Allowing students to opt out of learning about subjects that they could find upsetting would “have a deleterious impact both on the education of the individual student, and on the academic distinction of a Cornell degree,” the email reads.

“Although I embrace the shared governance system of Cornell University, I was disappointed to hear that President Pollack rejected Student Assembly Resolution 31: Mandating Content Warnings for Traumatic Content in the Classroom,” Valeria Valencia, Cornell Student Assembly president, told the DCNF. “I disagree with the idea that by implementing content warnings in the classroom, we would be infringing on the principle of academic freedom and freedom of speech. This resolution was created with the intention of supporting students, not anything else. In the future, I hope to see administration, faculty, and students working together to explore this idea and come up with an amicable solution.”

Free speech advocates were staunchly against the resolution and told the DCNF that implementing it could raise free speech concerns.

“FIRE commends Cornell for standing up for faculty academic freedom.
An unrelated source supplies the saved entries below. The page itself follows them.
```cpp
int vp_im2col_hl32(vp_ctx* ctx, const float* x, int B, int T, int F, int KW, int dil, int pad, void* out, int Kp, hipStream_t st) {
    if (!ctx || !x || !out || B <= 0 || T <= 0 || F % 8 || Kp % 32 || Kp < KW * F || pad >= T || dil * (KW - 1) - pad >= T ||
        (reinterpret_cast<uintptr_t>(x) | reinterpret_cast<uintptr_t>(out)) & 15)
        VP_FAIL(ctx, VP_EINVAL, "im2col_hl32: bad arguments");
    const long long total = (long long)B * T * (Kp / 8);
    long long nb = (total + 255) / 256;
    if (nb > 256 * 32) nb = 256 * 32;
    Im2colArgs a{x, (char*)out, T, F, KW, dil, pad, Kp, total};
    hipLaunchKernelGGL(im2col_hl_kernel, dim3((unsigned)nb), dim3(256), 0, st, a);
    VP_LAUNCH_CHECK(ctx, "im2col_hl32");
    return VP_OK;
}

namespace {
template <typename T>
struct CopyArgs { const T* x; T* y; int ldx, xoff, ldy, yoff, C4; long long total; };
template <typename T>
__global__ __launch_bounds__(256) void copy_cols_kernel(CopyArgs<T> a) {
    for (long long i = (long long)blockIdx.x * 256 + threadIdx.x; i < a.total; i += (long long)gridDim.x * 256) {
        const long long r = i / a.C4;
        const int c = (int)(i - r * a.C4) * 4;
        float v[4];
        vp_load4(a.x + r * a.ldx + a.xoff + c, v);
        vp_store4(a.y + r * a.ldy + a.yoff + c, v);
    }
}
template <typename T>
struct AffArgs { const T* t; const T* x; const T* y; T* o; int ldt, ldx, xoff, ldy, yoff, ldo, ooff, C4; long long total; };
template <typename T>
__global__ __launch_bounds__(256) void aff_combine_kernel(AffArgs<T> a) {
    for (long long i = (long long)blockIdx.x * 256 + threadIdx.x; i < a.total; i += (long long)gridDim.x * 256) {
        const long long r = i / a.C4;
        const int c = (int)(i - r * a.C4) * 4;
        float t[4], x[4], y[4], o[4];
        vp_load4(a.t + r * a.ldt + c, t);
        vp_load4(a.x + r * a.ldx + a.xoff + c, x);
        vp_load4(a.y + r * a.ldy + a.yoff + c, y);
#pragma unroll
        for (int e = 0; e < 4; ++e) o[e] = x[e] * (1.f + t[e]) + y[e] * (1.f - t[e]);
        vp_store4(a.o + r * a.ldo + a.ooff + c, o);
    }
}
unsigned grid_for(long long total) {
    long long b = (total + 255) / 256;
    return (unsigned)(b > 256 * 64 ? 256 * 64 : (b < 1 ? 1 : b));
}
}

int vp_copy_cols(vp_ctx* ctx, int dtype, const void* x, int ldx, int xoff, void* y, int ldy, int yoff, long long rows, int C,
                 hipStream_t st) {
    if ((C | ldx | xoff | ldy | yoff) & 3) VP_FAIL(ctx, VP_EINVAL, "copy_cols: widths / offsets must be multiples of 4");
    const long long total = rows * (C / 4);
    if (dtype == VP_BF16) {
        CopyArgs<bf16_t> a{(const bf16_t*)x, (bf16_t*)y, ldx, xoff, ldy, yoff, C / 4, total};
        hipLaunchKernelGGL(copy_cols_kernel<bf16_t>, dim3(grid_for(total)), dim3(256), 0, st, a);
    } else {
        CopyArgs<float> a{(const float*)x, (float*)y, ldx, xoff, ldy, yoff, C / 4, total};
        hipLaunchKernelGGL(copy_cols_kernel<float>, dim3(grid_for(total)), dim3(256), 0, st, a);
    }
    VP_LAUNCH_CHECK(ctx, "copy_cols");
    return VP_OK;
}

int vp_aff_combine(vp_ctx* ctx, int dtype, const void* t, int ldt, const void* x, int ldx, int xoff, const void* y, int ldy,
                   int yoff, void* o, int ldo, int ooff, long long rows, int C, hipStream_t st) {
    if ((C | ldt | ldx | xoff | ldy | yoff | ldo | ooff) & 3) VP_FAIL(ctx, VP_EINVAL, "aff_combine: widths / offsets must be multiples of 4");
    const long long total = rows * (C / 4);
    if (dtype == VP_BF16) {
        AffArgs<bf16_t> a{(const bf16_t*)t, (const bf16_t*)x, (const bf16_t*)y, (bf16_t*)o, ldt, ldx, xoff, ldy, yoff, ldo, ooff, C / 4, total};
        hipLaunchKernelGGL(aff_combine_kernel<bf16_t>, dim3(grid_for(total)), dim3(256), 0, st, a);
    } else {
        AffArgs<float> a{(const float*)t, (const float*)x, (const float*)y, (float*)o, ldt, ldx, xoff, ldy, yoff, ldo, ooff, C / 4, total};
        hipLaunchKernelGGL(aff_combine_kernel<float>, dim3(grid_for(total)), dim3(256), 0, st, a);
    }
    VP_LAUNCH_CHECK(ctx, "aff_combine");
    return VP_OK;
}

namespace {
struct SeGateArgs {
    const float* psum; const float* shift; const float* w1; const float* b1; const float* w2; const float* b2; float* out;
    int B, T, C, H, nseg;
};

constexpr int SE_UPW = 1;

__device__ __forceinline__ void se_matvec(const float* in, int ldi, int K, const float* W, int N, const float* bias, int sigmoid,
                                          float* out, int ldo, float* part) {
    const int tid = threadIdx.x, nt = blockDim.x;
    const int nv = N >> 2;
    const int ns = nt / nv;
    const int v = tid % nv, sl = tid / nv;
    if (sl < ns) {
        const int k0 = (int)((long long)K * sl / ns), k1 = (int)((long long)K * (sl + 1) / ns);
        float4 acc[SE_UPW];
#pragma unroll
        for (int u = 0; u < SE_UPW; ++u) acc[u] = make_float4(0.f, 0.f, 0.f, 0.f);
        const float* wp = W + 4 * v;
#pragma unroll 8
        for (int k = k0; k < k1; ++k) {
            const float4 w = *reinterpret_cast<const float4*>(wp + (size_t)k * N);
#pragma unroll
            for (int u = 0; u < SE_UPW; ++u) {
                const float x = in[u * ldi + k];
                acc[u].x += x * w.x; acc[u].y += x * w.y; acc[u].z += x * w.z; acc[u].w += x * w.w;
            }
        }
#pragma unroll
        for (int u = 0; u < SE_UPW; ++u) *reinterpret_cast<float4*>(part + (u * ns + sl) * N + 4 * v) = acc[u];
    }
    __syncthreads();
    for (int i = tid; i < SE_UPW * N; i += nt) {
        const int u = i / N, n = i - u * N;
        float acc = bias ? bias[n] : 0.f;
        for (int q = 0; q < ns; ++q) acc += part[(u * ns + q) * N + n];
        out[u * ldo + n] = sigmoid ? 1.f / (1.f + __expf(-acc)) : fmaxf(acc, 0.f);
    }
}

__global__ __launch_bounds__(1024) void se_gate_kernel(SeGateArgs a) {
    extern __shared__ float sm[];
    float* mean = sm;
    float* h = mean + SE_UPW * a.C;
    float* sg = h + SE_UPW * a.H;
    float* part = sg + SE_UPW * a.C;
    const int b0 = blockIdx.x * SE_UPW;
    {
        const int groups = max(1, (int)blockDim.x / (SE_UPW * a.C));
        const int i = threadIdx.x % (SE_UPW * a.C), gq = threadIdx.x / (SE_UPW * a.C);
        const int u = i / a.C, c = i - u * a.C;
        const int b = min(b0 + u, a.B - 1);
        const int t0 = (int)(((long long)b * a.T) / VP_CONV_BM);
        const int t1 = (int)(((long long)(b + 1) * a.T - 1) / VP_CONV_BM);
        for (int i2 = i; i2 < SE_UPW * a.C; i2 += blockDim.x) {
            const int u2 = i2 / a.C, c2 = i2 - u2 * a.C;
            float s1 = 0.f;
            if (gq < groups) {
#pragma unroll 4
                for (int tm = t0 + gq; tm <= t1; tm += groups) {
                    const int seg = b - (int)(((long long)tm * VP_CONV_BM) / a.T);
                    s1 += a.psum[((size_t)tm * a.nseg + seg) * a.C + c2];
                }
            }
            if (groups == 1) { if (gq == 0) mean[i2] = (a.shift ? a.shift[c2] : 0.f) + s1 / (float)a.T; }
            else if (gq < groups) part[gq * (SE_UPW * a.C) + i2] = s1;
            (void)u2;
        }
        if (groups > 1) {
            __syncthreads();
            if (gq == 0) {
                float s1 = 0.f;
                for (int q = 0; q < groups; ++q) s1 += part[q * (SE_UPW * a.C) + i];
                mean[i] = (a.shift ? a.shift[c] : 0.f) + s1 / (float)a.T;
            }
        }
        (void)u;
    }
    __syncthreads();
    se_matvec(mean, a.C, a.C, a.w1, a.H, a.b1, 0, h, a.H, part);
    __syncthreads();
    se_matvec(h, a.H, a.H, a.w2, a.C, a.b2, 1, sg, a.C, part);
    __syncthreads();
    for (int i = threadIdx.x; i < SE_UPW * a.C; i += blockDim.x) {
        const int u = i / a.C;
        if (b0 + u < a.B) a.out[(size_t)(b0 + u) * a.C + (i - u * a.C)] = sg[i];
    }
}
}

int vp_se_gate(vp_ctx* ctx, const float* psum, const float* shift, int B, int T, int C, int H, const float* w1, const float* b1,
               const float* w2, const float* b2, float* out, hipStream_t st) {
    if (!psum || !w1 || !w2 || !out || B <= 0 || T <= 0 || C <= 0 || H <= 0) VP_FAIL(ctx, VP_EINVAL, "se_gate: bad arguments");
    if ((C | H) & 3 || C > 1024 || H > 1024) VP_FAIL(ctx, VP_EUNSUP, "se_gate: C %d / H %d (multiples of 4, <= 1024)", C, H);
    constexpr int SE_THREADS = 1024;
    const size_t smem = (size_t)SE_UPW * (2 * C + H + 4 * SE_THREADS) * sizeof(float);
    if (smem > 64 * 1024) VP_FAIL(ctx, VP_EUNSUP, "se_gate: %d channels do not fit the LDS budget", C);
    SeGateArgs a{psum, shift, w1, b1, w2, b2, out, B, T, C, H, vp_conv1d_nseg(T)};
    hipLaunchKernelGGL(se_gate_kernel, dim3((B + SE_UPW - 1) / SE_UPW), dim3(SE_THREADS), smem, st, a);
    VP_LAUNCH_CHECK(ctx, "se_gate");
    return VP_OK;
}

int vp_dense_f32_ex(vp_ctx* ctx, const float* a, int lda, const float* w, int w_is_kn, const float* bias,
                    const float* rowscale, const float* colscale, int M, int N, int K, int act, float* out,
                    int ldo, hipStream_t st) {
    if (!a || !w || !out || M <= 0 || N <= 0 || K <= 0) VP_FAIL(ctx, VP_EINVAL, "dense: bad arguments");
    DenseArgs p;
    p.a = a; p.w = w; p.bias = bias; p.rowscale = rowscale; p.colscale = colscale; p.out = out;
    p.lda = lda; p.ldo = ldo; p.M = M; p.N = N; p.K = K; p.w_is_kn = w_is_kn; p.act = act;
    const int nw = K >= 1024 ? 16 : 4;
    p.kper = ((K + nw - 1) / nw + 15) / 16 * 16;
    p.vec_ok = (lda % 4 == 0) && ((reinterpret_cast<uintptr_t>(a) & 15) == 0);
    p.wvec_ok = (K % 4 == 0) && ((reinterpret_cast<uintptr_t>(w) & 15) == 0);
    dim3 grid((N + 15) / 16, (M + 15) / 16);
    if (grid.y > 65535) VP_FAIL(ctx, VP_EINVAL, "dense: M too large");
    hipLaunchKernelGGL(dense_f32_kernel, grid, dim3(64 * nw), 0, st, p);
    VP_LAUNCH_CHECK(ctx, "dense_f32");
    return VP_OK;
}

int vp_row_inv_norm(vp_ctx* ctx, const float* x, int rows, int D, int ld, float eps, float* inv, hipStream_t st) {
    hipLaunchKernelGGL(row_inv_norm_kernel, dim3((rows + 3) / 4), dim3(256), 0, st, x, rows, D, ld, eps, inv);
    VP_LAUNCH_CHECK(ctx, "row_inv_norm");
    return VP_OK;
}

extern "C" {

int vp_moments_finalize_affine(vp_ctx* ctx, const float* psum, const float* psumsq, const float* scale, const float* shift,
                               int B, int T, int C, float eps, int want_std, float* stats, vp_stream stream) {
    if (!ctx || !psum || !stats || !scale || !shift || (want_std && !psumsq) || B <= 0 || T <= 0 || C <= 0)
        VP_FAIL(ctx, VP_EINVAL, "moments: bad arguments");
    if (B > 65535) VP_FAIL(ctx, VP_EINVAL, "moments: batch too large");
    MomArgs a;
    a.psum = psum; a.psumsq = psumsq; a.shift = shift; a.scale = scale; a.stats = stats; a.B = B; a.T = T; a.C = C;
    a.nseg = vp_conv1d_nseg(T); a.want_std = want_std; a.eps = eps;
    hipLaunchKernelGGL(moments_kernel, dim3((C + 255) / 256, B), dim3(256), 0, (hipStream_t)stream, a);
    VP_LAUNCH_CHECK(ctx, "moments");
    return VP_OK;
}

int vp_moments_finalize(vp_ctx* ctx, const float* psum, const float* psumsq, const float* shift,
                        int B, int T, int C, float eps, int want_std, float* stats, vp_stream stream) {
    if (!ctx || !psum || !stats || (want_std && !psumsq) || B <= 0 || T <= 0 || C <= 0)
        VP_FAIL(ctx, VP_EINVAL, "moments: bad arguments");
    if (B > 65535) VP_FAIL(ctx, VP_EINVAL, "moments: batch too large");
    MomArgs a;
    a.psum = psum; a.psumsq = psumsq; a.shift = shift; a.scale = nullptr; a.stats = stats; a.B = B; a.T = T; a.C = C;
    a.nseg = vp_conv1d_nseg(T); a.want_std = want_std; a.eps = eps;
    hipLaunchKernelGGL(moments_kernel, dim3((C + 255) / 256, B), dim3(256), 0, (hipStream_t)stream, a);
    VP_LAUNCH_CHECK(ctx, "moments");
    return VP_OK;
}

int vp_dense_f32(vp_ctx* ctx, const float* a, int lda, const float* w, int w_is_kn, const float* bias,
                 int M, int N, int K, int act, float* out, int ldo, vp_stream stream) {
    if (!ctx) return VP_EINVAL;
    return vp_dense_f32_ex(ctx, a, lda, w, w_is_kn, bias, nullptr, nullptr, M, N, K, act, out, ldo, (hipStream_t)stream);
}

int vp_se_scale_residual_shadow(vp_ctx* ctx, const float* x, int ldx, int xoff, const float* s, const float* res, int ldr, int roff,
                                float* out, int ldo, int ooff, void* shadow, int ld_shadow, int shadow_off, int B, int T, int C,
                                vp_stream stream) {
    return se_scale_residual_impl(ctx, VP_F32, x, ldx, xoff, s, res, ldr, roff, out, ldo, ooff, B, T, C, 0, shadow, ld_shadow, shadow_off,
                                  (hipStream_t)stream);
}

int vp_se_scale_residual_z16(vp_ctx* ctx, const void* z, int ldz, const float* bn_scale, const float* bn_shift, const float* s, const void* res,
                             int ldr, int roff, void* out, int ldo, int ooff, int B, int T, int C, vp_stream stream) {
    if (!ctx || !z || !bn_scale || !bn_shift || !s || !res || !out || B <= 0 || T <= 0 || C <= 0) VP_FAIL(ctx, VP_EINVAL, "se_z16: bad arguments");
    if (C % 8 || ldz % 8 || ldr % 8 || roff % 8 || ldo % 8 || ooff % 8 ||
        ((reinterpret_cast<uintptr_t>(z) | reinterpret_cast<uintptr_t>(res) | reinterpret_cast<uintptr_t>(out) | reinterpret_cast<uintptr_t>(s) |
          reinterpret_cast<uintptr_t>(bn_scale) | reinterpret_cast<uintptr_t>(bn_shift)) & 15))
        VP_FAIL(ctx, VP_EINVAL, "se_z16: C / ld / offsets must be multiples of 8, tensors 16-byte aligned");
    const long long total = (long long)B * T * (C / 8);
    long long blocks = (total + 255) / 256;
    if (blocks > 256 * 16) blocks = 256 * 16;
    SeZArgs a{(const bf16_t*)z, bn_scale, bn_shift, s, (const bf16_t*)res, (bf16_t*)out, ldz, ldr, roff, ldo, ooff, T, C, total};
    hipLaunchKernelGGL(se_scale_residual_z16_kernel, dim3((unsigned)blocks), dim3(256), 0, (hipStream_t)stream, a);
    VP_LAUNCH_CHECK(ctx, "se_scale_residual_z16");
    return VP_OK;
}

int vp_se_scale_residual(vp_ctx* ctx, int dtype, const void* x, int ldx, int xoff, const float* s,
                         const void* res, int ldr, int roff, void* out, int ldo, int ooff,
                         int B, int T, int C, vp_stream stream) {
    return vp_se_scale_residual_ex(ctx, dtype, x, ldx, xoff, s, res, ldr, roff, out, ldo, ooff, B, T, C, 0, (hipStream_t)stream);
}

}

namespace {
__global__ __launch_bounds__(256) void cast_bf16_kernel(const float* x, bf16_t* y, long long n) {
    for (long long i = ((long long)blockIdx.x * 256 + threadIdx.x) * 4; i < n; i += (long long)gridDim.x * 1024) {
        if (i + 3 < n) {
            float4 v = *reinterpret_cast<const float4*>(x + i);
            bf16x4 o;
            o[0] = (bf16_t)v.x; o[1] = (bf16_t)v.y; o[2] = (bf16_t)v.z; o[3] = (bf16_t)v.w;
            *reinterpret_cast<bf16x4*>(y + i) = o;
        } else {
            for (long long j = i; j < n; ++j) y[j] = (bf16_t)x[j];
        }
    }
}
}

extern "C" int vp_cast_f32_bf16(vp_ctx* ctx, const float* x, void* y, long long n, vp_stream stream) {
    if (!ctx || !x || !y || n <= 0) VP_FAIL(ctx, VP_EINVAL, "cast: bad arguments");
    if ((reinterpret_cast<uintptr_t>(x) & 15) || (reinterpret_cast<uintptr_t>(y) & 7)) VP_FAIL(ctx, VP_EINVAL, "cast: misaligned");
    long long blocks = (n / 4 + 255) / 256;
    if (blocks > 4096) blocks = 4096;
    if (blocks < 1) blocks = 1;
    hipLaunchKernelGGL(cast_bf16_kernel, dim3((unsigned)blocks), dim3(256), 0, (hipStream_t)stream, x, (bf16_t*)y, n);
    VP_LAUNCH_CHECK(ctx, "cast_bf16");
    return VP_OK;
}
```

Baseline: 196,700 utterances/s.

## Fuse row norms and loss mean into head kernels; prefetch SE weights

```diff
diff --git a/voiceprintrecognition-paddlepaddle_amd/csrc/head_tiled.hip b/voiceprintrecognition-paddlepaddle_amd/csrc/head_tiled.hip
--- a/voiceprintrecognition-paddlepaddle_amd/csrc/head_tiled.hip
+++ b/voiceprintrecognition-paddlepaddle_amd/csrc/head_tiled.hip
@@ -16,7 +16,7 @@
     float* part;
     float* tgt;
     float* cinv;
-    const float* rinv;
+    int* counter;
     int B, D, C, tiles, SE;
     VpMargin mg; float scale; int easy;
     const float* mt;
@@ -115,6 +115,7 @@
     const int tid = threadIdx.x, lane = tid & 63, wv = tid >> 6;
     const int li = lane & 15, g = lane >> 4;
     const int tile = blockIdx.x, c0 = tile * HT_CT;
+    if (tid == 0 && blockIdx.x == 0 && blockIdx.y == 0) *a.counter = 0;
     ht_load_w<HT_DMAX / 16>(a.W, a.D, a.C, c0, tid, Ws);
     __syncthreads();
     {
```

The university’s decision not to implement a trigger warning requirement will protect faculty’s expressive rights and ensure students are prepared for the real world — where they will almost certainly face potentially triggering material without warning,” Sabrina Conza, Foundation for Individual Rights and Expression program officer, told the DCNF. “We continue to urge Cornell to implement a free speech training program to educate students and promote a free speech-friendly campus environment.”

Trigger warnings “can be more harmful than positive for those who they’re meant to protect,” Conza said. “As you may expect, telling students that content may hurt them leads them to expect that they will be hurt, creating a self-fulfilling prophecy.”

Cherise Trump, Speech First executive director, told the DCNF that trigger warnings lead to “chilled speech, less engagement, and controlling which ideas get to be heard in class and which ones don’t.”

“We are glad to hear in this case, that Cornell has stood up for free speech,” Trump said.

William A. Jacobson, clinical professor of law at Cornell Law School, and founder of Legal Insurrection, called the student resolution a “manipulative powerplay.”

“The Student General Assembly Resolution is a gross attempt at speech and academic content policing which infantilizes students, relies on faulty claims that academic content worsens PTSD, and violates the academic freedom of faculty,” he told the DCNF.

Cornell University referred to the email when asked for comment.